In a Beer Institute press release, Rogue Ales president Brett Joyce echoed Pease by saying the legislation would help smaller breweries, such as his own, create jobs and reinvest in the day-to-day operations.
“Competition within the beer industry is thriving with more than 5,000 permitted breweries in the U.S. and over 1,300 breweries having been added to the U.S. marketplace over the past two years alone,” he said in the release. “Federal excise tax relief on beer will help support these small businesses.”
According to the Beer Institute, excise tax relief is expected to create an additional $320 million in annual economic growth in the beer industry. McGreevy thanked the more than 300 members of the House and 55 members of the Senate for supporting CBMTRA.
U.S. senators Roy Blunt (R-Missouri), Rob Portman (R-Ohio) and Ron Wyden (D-Oregon) as well as reps. Mike Kelly (R-Pennsylvania), Peter DeFazio (D-Oregon), Erik Paulsen (R-Minnesota), Ron Kind (D-Wisconsin) are credited with championing the tax reform for brewers. Several of those lawmakers have ties to the alcohol industry.
In early December, news website The Intercept reported on those ties, including Sen. Blunt’s son Andy Blunt working as a registered lobbyist for MillerCoors and Sen. Portman’s campaign receiving contributions from Fierce Government Relations, a firm that has lobbied on behalf of MillerCoors.
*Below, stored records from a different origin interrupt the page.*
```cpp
extern "C" int fokl_run_set_update(fokl_run *r, int from_columns, int depth, int lookahead)
{
    if (!r) return run_fail(nullptr, FOKL_ERR_ARG, "fokl_run_set_update: null run");
    r->prm.update_from = from_columns;
    r->prm.update_depth = depth;
    r->prm.update_lookahead = lookahead;
    return FOKL_OK;
}

extern "C" int fokl_run_search(fokl_run *r, fokl_search *search)
{
    if (!r || !search) return run_fail(r, FOKL_ERR_ARG, "fokl_run_search: null pointer");
    Loop loop(r, search);
    const int rc = loop.run();
    if (rc != FOKL_OK) {
        for (auto &e : loop.early) loop.release(e);
        for (auto &f : loop.forecasts) loop.release(f.sp);
        for (fokl_outcome *o : loop.outcomes) fokl_outcome_drop(search, o);
        for (fokl_outcome *o : loop.retiring) fokl_outcome_drop(search, o);
        if (loop.ahead.valid && loop.ahead.pending) (void)loop.fetch_block(loop.ahead);
    }
    return rc;
}

extern "C" int fokl_run_result(const fokl_run *r, int32_t *mtx_rows, int32_t *evs_count, int32_t *substages,
                               fokl_outcome **best_model, fokl_outcome **last_model)
{
    if (!r || !mtx_rows || !evs_count || !substages || !best_model || !last_model)
        return run_fail(nullptr, FOKL_ERR_ARG, "fokl_run_result: null pointer");
    *mtx_rows = r->mtx_rows;
    *evs_count = (int32_t)r->evs.size();
    *substages = (int32_t)r->stat_sizes.size();
    *best_model = r->best_model;
    *last_model = r->last_model;
    return FOKL_OK;
}

extern "C" int fokl_run_arrays(const fokl_run *r, int32_t *mtx, double *evs, int32_t *stat_sizes, double *stat_mean_abs,
                               double *stat_rel_std, double *stats)
{
    if (!r) return run_fail(nullptr, FOKL_ERR_ARG, "fokl_run_arrays: null run");
    if (mtx) std::memcpy(mtx, r->mtx.data(), sizeof(int32_t) * r->mtx.size());
    if (evs) std::memcpy(evs, r->evs.data(), sizeof(double) * r->evs.size());
    if (stat_sizes) std::memcpy(stat_sizes, r->stat_sizes.data(), sizeof(int32_t) * r->stat_sizes.size());
    if (stat_mean_abs) std::memcpy(stat_mean_abs, r->stat_mean_abs.data(), sizeof(double) * r->stat_mean_abs.size());
    if (stat_rel_std) std::memcpy(stat_rel_std, r->stat_rel_std.data(), sizeof(double) * r->stat_rel_std.size());
    if (stats) std::memcpy(stats, r->stats, sizeof(double) * FOKL_RUN_STATS);
    return (int)r->stat_mean_abs.size();
}

extern "C" const char *fokl_run_error(const fokl_run *r) { return r ? r->error.c_str() : ""; }

extern "C" void fokl_run_destroy(fokl_run *r)
{
    if (!r) return;
    if (r->ahead.valid && r->ahead.pending) {
        r->ahead.block.resize((size_t)r->ahead.T * (size_t)(r->ahead.over + r->ahead.T + 1));
        (void)r->ops.gram_fetch(r->ops.ctx, r->ahead.block.data(), (int64_t)r->ahead.block.size());
    }
    delete r;
}
```

fokl_gpy_amd/csrc/fokl_search.cpp:

```cpp
#include <algorithm>
#include <atomic>
#include <chrono>
#include <cmath>
#include <cstdint>
#include <cstdio>
#include <cstdlib>
#include <cstring>
#include <deque>
#include <map>
#include <memory>
#include <mutex>
#include <string>
#include <thread>
#include <vector>

#include <immintrin.h>

#include "../../include/fokl_hip_internal.h"
#include "fokl_spin.h"

extern void fokl_set_global_error(const std::string &msg);

extern "C" __attribute__((visibility("hidden"))) int fokl_gibbs_chain_from_raw_blocks(
    const double *lamb, const double *qty, int p1, double b, double btau, double dtd, double sigsqd0, double tausqd0,
// ... 1633 lines not shown

extern "C" int fokl_search_hold_spectral(fokl_search *s, int hold)
{
    if (!s) return fail(nullptr, FOKL_ERR_ARG, "fokl_search_hold_spectral: null search");
    s->dspec_hold = hold != 0;
    if (!s->dspec_hold) flush_spectra(s);
    return FOKL_OK;
}

extern "C" int fokl_spectrum_done(fokl_spectrum *h) { return h && spectrum_done(reinterpret_cast<Spectrum *>(h)) ? 1 : 0; }

extern "C" int fokl_spectrum_wait(fokl_search *s, fokl_spectrum *h, const double **buffer, int *p1)
{
    if (!s || !h) return fail(s, FOKL_ERR_ARG, "fokl_spectrum_wait: null pointer");
    Spectrum *sp = reinterpret_cast<Spectrum *>(h);
    const int rc = wait_spectrum(s, sp);
    if (buffer) *buffer = sp->buf;
    if (p1) *p1 = sp->p1;
    return rc;
}

extern "C" int fokl_spectrum_retain(fokl_search *s, fokl_spectrum *h)
{
    if (!s || !h) return fail(s, FOKL_ERR_ARG, "fokl_spectrum_retain: null pointer");
    reinterpret_cast<Spectrum *>(h)->refs += 1;
    return FOKL_OK;
}

extern "C" void fokl_spectrum_release(fokl_search *s, fokl_spectrum *h)
{
    if (s && h) unref(s, reinterpret_cast<Spectrum *>(h));
}

extern "C" int fokl_search_model_begin(fokl_search *s, const double *gram, int ld, const int32_t *idx, int p1,
                                       fokl_spectrum *given, const int32_t *then_sizes, const int32_t *then_model,
                                       int then_count, fokl_spectrum **spectrum_out, fokl_tape **tape_out)
{
    if (!s || !gram || !idx || p1 < 1 || !spectrum_out || !tape_out)
        return fail(s, FOKL_ERR_ARG, "fokl_search_model_begin: bad arguments");
    Tape *t = tape_for(s, p1, true);
    if (!t) return FOKL_ERR_STATE;
    std::vector<std::pair<int, bool>> want;
    for (int i = 0; i < then_count; ++i) want.push_back({then_sizes[i], then_model[i] != 0});
    speculate(s, want);
    Spectrum *sp = reinterpret_cast<Spectrum *>(given);
    if (sp)
        sp->refs += 1;
    else
        sp = submit_spectrum(s, gram, ld, idx, p1);
    if (!sp) {
        unref(s, t);
        return FOKL_ERR_STATE;
    }
    flush_spectra(s);
    const int rc = wait_spectrum(s, sp);
    if (rc != FOKL_OK) {
        unref(s, sp);
        unref(s, t);
        return rc;
    }
    *spectrum_out = reinterpret_cast<fokl_spectrum *>(sp);
    *tape_out = reinterpret_cast<fokl_tape *>(t);
    return FOKL_OK;
}

extern "C" int fokl_search_model_commit(fokl_search *s, fokl_spectrum *spectrum, fokl_tape *tape, double dtd, int new_terms,
                                        fokl_outcome **out)
{
    if (!s || !spectrum || !tape || !out || new_terms < 0)
        return fail(s, FOKL_ERR_ARG, "fokl_search_model_commit: null pointer or negative count");
    Spectrum *sp = reinterpret_cast<Spectrum *>(spectrum);
    Outcome *o = commit(s, sp, reinterpret_cast<Tape *>(tape), dtd, false, new_terms);
    unref(s, sp);
    if (!o) return FOKL_ERR_STATE;
    *out = reinterpret_cast<fokl_outcome *>(o);
    return FOKL_OK;
}

extern "C" int fokl_search_score(fokl_search *s, fokl_outcome *h, double s1, double s2, int n_prev, int kill, double *ev)
{
    if (!s || !h || !ev) return fail(s, FOKL_ERR_ARG, "fokl_search_score: null pointer");
    Outcome *o = reinterpret_cast<Outcome *>(h);
    const int p1 = o->spec->p1;
    o->ev = same_model_same_ev(s, o->spec->idx.data(), p1, ev_from_moments(s, s1, s2, p1));
    o->siglik = s->last_siglik;
    o->s1 = s1;
    o->s2 = s2;
    o->trace_index = record(s, p1, n_prev, o->ev, kill != 0);
    *ev = o->ev;
    return FOKL_OK;
}

extern "C" int fokl_outcome_info(fokl_search *s, fokl_outcome *h, fokl_outcome_view *view)
{
    if (!s || !h || !view) return fail(s, FOKL_ERR_ARG, "fokl_outcome_info: null pointer");
// ... 833 lines not shown
```

fokl_gpy_amd/engine.py:

```python
import collections
import itertools
import threading
import math
import os
import time

import numpy as np
from scipy.linalg import eigh as _eigh

from . import _capi

SLOT_ONES, SLOT_Y, SLOT_FIRST_FREE = _capi.SLOT_ONES, _capi.SLOT_Y, _capi.SLOT_FIRST_FREE
from .host_pipeline import (
    HostPipeline, ShardedSpectralJob, GibbsOutcome, EagerOutcome, NativeOutcome, NativeSpectrum, Misprediction, ModelSize,
    chain_engine_for, spectral_engine_for,
    close_chain_engines, drop_spare_buffers, _mark, _flush_marks, _cpu_budget, _thread_plan, _thread_spares,
    _place_host_threads, _SPARES)
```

Provisions of the Tax Cuts and Jobs Act go into effect January 1.
UPDATE: National Beer Wholesalers Association president and CEO Craig Purser released a statement saying reducing the tax burden on the trade group’s membership has been “an ongoing priority for many years.”
“Most independent brewers are organized as S Corporations in a similar way to independent distributors so brewers benefit as well,” he said in the statement. “Rate reductions for all owners of S Corporations, estate tax relief, increased business expensing allowances and preservation of LIFO accounting have all been central to the association’s overall advocacy efforts. NBWA has been educating members of Congress about the hidden cost of excise taxes for over 20 years. NBWA’s role in the industry effort to secure a reduction in the excise tax was critical to the successful inclusion of a two-year FET reduction. We are pleased to see progress on all of these issues as Congress finalizes passage of legislation to reform our tax laws.”